__Stored data entries__.
____

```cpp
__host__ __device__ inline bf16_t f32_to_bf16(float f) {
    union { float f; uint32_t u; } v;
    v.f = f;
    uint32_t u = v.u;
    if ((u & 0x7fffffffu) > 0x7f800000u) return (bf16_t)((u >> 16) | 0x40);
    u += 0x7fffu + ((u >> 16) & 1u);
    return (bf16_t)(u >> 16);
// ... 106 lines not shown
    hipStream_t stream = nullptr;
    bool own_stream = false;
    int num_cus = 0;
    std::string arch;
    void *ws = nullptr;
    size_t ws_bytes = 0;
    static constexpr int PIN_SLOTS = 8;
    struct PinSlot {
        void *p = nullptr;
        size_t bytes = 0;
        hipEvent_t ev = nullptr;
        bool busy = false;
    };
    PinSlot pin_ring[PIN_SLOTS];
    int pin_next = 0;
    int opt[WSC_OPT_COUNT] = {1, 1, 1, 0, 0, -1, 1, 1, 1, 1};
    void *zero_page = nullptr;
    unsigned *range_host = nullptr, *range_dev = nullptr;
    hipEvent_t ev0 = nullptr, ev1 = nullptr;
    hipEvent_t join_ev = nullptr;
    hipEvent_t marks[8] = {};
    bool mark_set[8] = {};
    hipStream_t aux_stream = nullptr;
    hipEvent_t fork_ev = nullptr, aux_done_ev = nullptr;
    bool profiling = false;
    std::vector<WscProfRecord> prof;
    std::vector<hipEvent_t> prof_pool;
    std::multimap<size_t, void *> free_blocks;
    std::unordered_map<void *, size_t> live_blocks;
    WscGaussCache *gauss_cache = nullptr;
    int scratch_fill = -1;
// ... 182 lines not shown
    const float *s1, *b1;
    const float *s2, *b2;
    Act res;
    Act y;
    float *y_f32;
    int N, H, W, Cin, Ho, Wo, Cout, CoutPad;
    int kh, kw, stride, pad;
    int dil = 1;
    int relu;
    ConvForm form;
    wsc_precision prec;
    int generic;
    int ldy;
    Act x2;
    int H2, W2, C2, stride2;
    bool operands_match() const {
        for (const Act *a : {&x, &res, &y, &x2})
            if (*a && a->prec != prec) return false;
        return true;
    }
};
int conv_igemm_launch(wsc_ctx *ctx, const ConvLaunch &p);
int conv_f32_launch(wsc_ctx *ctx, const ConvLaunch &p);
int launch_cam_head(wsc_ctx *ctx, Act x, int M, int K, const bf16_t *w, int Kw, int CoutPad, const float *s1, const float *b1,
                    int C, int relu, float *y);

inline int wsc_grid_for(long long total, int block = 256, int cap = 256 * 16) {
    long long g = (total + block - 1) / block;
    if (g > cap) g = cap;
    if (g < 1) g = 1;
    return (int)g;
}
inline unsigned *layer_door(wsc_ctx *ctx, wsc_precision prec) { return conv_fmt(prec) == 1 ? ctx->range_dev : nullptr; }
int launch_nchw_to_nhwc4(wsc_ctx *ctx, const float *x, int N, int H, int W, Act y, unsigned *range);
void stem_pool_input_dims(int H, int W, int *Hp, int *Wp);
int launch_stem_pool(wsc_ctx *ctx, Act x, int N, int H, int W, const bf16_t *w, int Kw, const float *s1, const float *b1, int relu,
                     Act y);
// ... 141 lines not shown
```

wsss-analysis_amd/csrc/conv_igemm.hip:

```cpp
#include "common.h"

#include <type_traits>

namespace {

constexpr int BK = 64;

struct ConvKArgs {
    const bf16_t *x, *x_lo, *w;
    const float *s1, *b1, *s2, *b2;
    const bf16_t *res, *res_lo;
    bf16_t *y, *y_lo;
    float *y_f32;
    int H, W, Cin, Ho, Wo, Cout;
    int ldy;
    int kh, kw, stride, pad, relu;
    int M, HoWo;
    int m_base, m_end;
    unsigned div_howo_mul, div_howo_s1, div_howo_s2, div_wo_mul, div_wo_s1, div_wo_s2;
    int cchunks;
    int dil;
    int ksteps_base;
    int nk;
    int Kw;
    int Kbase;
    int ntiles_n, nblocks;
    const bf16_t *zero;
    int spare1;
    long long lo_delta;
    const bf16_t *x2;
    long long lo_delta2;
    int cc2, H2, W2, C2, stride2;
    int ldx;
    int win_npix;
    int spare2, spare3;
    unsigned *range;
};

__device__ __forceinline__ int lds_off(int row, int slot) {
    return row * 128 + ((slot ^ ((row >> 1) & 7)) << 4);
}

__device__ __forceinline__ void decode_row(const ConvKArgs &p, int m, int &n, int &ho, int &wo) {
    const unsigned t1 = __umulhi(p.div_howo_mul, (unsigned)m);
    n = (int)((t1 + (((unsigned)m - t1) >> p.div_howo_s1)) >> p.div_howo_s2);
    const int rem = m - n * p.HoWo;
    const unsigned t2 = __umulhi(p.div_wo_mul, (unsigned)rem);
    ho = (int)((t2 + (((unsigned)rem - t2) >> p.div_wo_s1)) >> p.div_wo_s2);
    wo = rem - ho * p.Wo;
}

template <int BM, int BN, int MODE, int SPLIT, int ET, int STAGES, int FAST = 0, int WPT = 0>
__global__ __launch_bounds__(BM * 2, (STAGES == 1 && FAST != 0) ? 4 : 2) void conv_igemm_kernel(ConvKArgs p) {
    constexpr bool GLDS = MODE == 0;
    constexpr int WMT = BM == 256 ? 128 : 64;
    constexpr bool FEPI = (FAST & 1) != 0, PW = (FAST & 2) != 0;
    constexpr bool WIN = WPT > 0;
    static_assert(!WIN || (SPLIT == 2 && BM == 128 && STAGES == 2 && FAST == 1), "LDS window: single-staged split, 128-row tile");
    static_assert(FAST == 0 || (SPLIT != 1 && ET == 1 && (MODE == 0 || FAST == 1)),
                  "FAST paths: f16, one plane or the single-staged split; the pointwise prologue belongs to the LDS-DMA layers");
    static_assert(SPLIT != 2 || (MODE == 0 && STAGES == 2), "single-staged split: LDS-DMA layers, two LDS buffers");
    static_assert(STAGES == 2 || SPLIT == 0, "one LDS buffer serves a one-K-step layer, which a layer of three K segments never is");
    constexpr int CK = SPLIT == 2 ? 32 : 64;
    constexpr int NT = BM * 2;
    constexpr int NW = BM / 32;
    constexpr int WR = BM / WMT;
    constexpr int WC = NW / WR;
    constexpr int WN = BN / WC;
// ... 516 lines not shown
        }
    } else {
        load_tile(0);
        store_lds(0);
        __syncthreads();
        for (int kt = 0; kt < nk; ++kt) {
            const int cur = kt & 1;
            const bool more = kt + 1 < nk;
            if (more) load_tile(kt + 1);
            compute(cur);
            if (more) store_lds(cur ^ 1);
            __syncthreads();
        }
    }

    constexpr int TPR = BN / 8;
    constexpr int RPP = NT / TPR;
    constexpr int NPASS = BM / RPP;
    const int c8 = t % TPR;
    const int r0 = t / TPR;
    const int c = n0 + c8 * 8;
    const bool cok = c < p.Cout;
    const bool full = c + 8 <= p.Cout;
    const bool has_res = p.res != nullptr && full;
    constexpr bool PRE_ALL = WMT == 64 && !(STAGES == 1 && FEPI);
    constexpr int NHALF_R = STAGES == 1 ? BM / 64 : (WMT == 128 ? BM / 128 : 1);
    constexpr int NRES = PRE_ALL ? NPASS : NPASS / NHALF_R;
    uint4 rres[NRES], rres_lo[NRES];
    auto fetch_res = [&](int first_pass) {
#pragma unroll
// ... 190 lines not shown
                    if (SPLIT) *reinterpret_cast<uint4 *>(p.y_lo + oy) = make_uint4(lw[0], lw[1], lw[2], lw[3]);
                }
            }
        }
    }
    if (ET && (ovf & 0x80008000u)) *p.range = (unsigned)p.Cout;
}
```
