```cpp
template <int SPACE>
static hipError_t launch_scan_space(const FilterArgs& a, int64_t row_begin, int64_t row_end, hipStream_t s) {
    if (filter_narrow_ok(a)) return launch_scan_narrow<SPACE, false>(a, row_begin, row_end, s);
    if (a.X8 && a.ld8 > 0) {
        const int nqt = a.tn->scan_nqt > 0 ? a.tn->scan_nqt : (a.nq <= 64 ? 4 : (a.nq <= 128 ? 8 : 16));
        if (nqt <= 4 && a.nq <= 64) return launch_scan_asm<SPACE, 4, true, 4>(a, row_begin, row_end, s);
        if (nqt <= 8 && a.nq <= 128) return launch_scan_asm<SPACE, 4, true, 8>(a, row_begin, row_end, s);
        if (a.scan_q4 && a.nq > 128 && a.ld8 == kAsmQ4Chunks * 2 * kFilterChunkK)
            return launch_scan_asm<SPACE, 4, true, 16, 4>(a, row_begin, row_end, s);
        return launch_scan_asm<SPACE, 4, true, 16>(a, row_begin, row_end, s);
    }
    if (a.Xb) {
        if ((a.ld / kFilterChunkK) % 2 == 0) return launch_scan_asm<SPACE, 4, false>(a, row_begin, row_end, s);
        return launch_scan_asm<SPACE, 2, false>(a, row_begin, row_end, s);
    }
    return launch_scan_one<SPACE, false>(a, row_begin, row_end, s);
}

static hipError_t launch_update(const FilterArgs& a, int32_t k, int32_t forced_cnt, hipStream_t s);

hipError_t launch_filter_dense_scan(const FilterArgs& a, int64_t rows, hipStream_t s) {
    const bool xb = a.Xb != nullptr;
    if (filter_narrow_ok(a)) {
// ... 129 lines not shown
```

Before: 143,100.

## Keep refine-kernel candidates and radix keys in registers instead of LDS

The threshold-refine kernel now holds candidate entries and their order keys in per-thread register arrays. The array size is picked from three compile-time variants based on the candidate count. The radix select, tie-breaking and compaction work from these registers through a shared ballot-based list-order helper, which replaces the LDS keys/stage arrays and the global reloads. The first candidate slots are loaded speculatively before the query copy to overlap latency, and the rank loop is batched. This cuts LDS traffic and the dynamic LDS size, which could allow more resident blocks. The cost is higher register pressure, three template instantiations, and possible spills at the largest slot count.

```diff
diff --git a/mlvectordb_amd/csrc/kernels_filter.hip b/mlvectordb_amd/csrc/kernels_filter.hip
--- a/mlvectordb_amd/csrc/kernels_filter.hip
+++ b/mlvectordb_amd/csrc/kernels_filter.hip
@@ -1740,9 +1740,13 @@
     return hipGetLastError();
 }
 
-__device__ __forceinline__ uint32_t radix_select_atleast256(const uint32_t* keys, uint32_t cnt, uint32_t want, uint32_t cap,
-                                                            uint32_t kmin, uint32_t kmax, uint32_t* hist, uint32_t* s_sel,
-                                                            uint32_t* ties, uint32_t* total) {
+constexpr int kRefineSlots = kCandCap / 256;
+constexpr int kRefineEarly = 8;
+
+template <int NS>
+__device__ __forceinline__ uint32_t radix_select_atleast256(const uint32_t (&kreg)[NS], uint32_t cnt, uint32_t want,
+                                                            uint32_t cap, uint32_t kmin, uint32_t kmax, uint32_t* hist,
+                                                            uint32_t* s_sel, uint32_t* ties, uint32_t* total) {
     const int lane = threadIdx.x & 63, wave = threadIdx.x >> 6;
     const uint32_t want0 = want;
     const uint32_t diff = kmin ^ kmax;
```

____

__TASK DIRECTIONS__.
Find the word "full" in the entries and show each line where it is found.

__RESULT BELOW__.
    const bool full = c + 8 <= p.Cout;
    const bool has_res = p.res != nullptr && full;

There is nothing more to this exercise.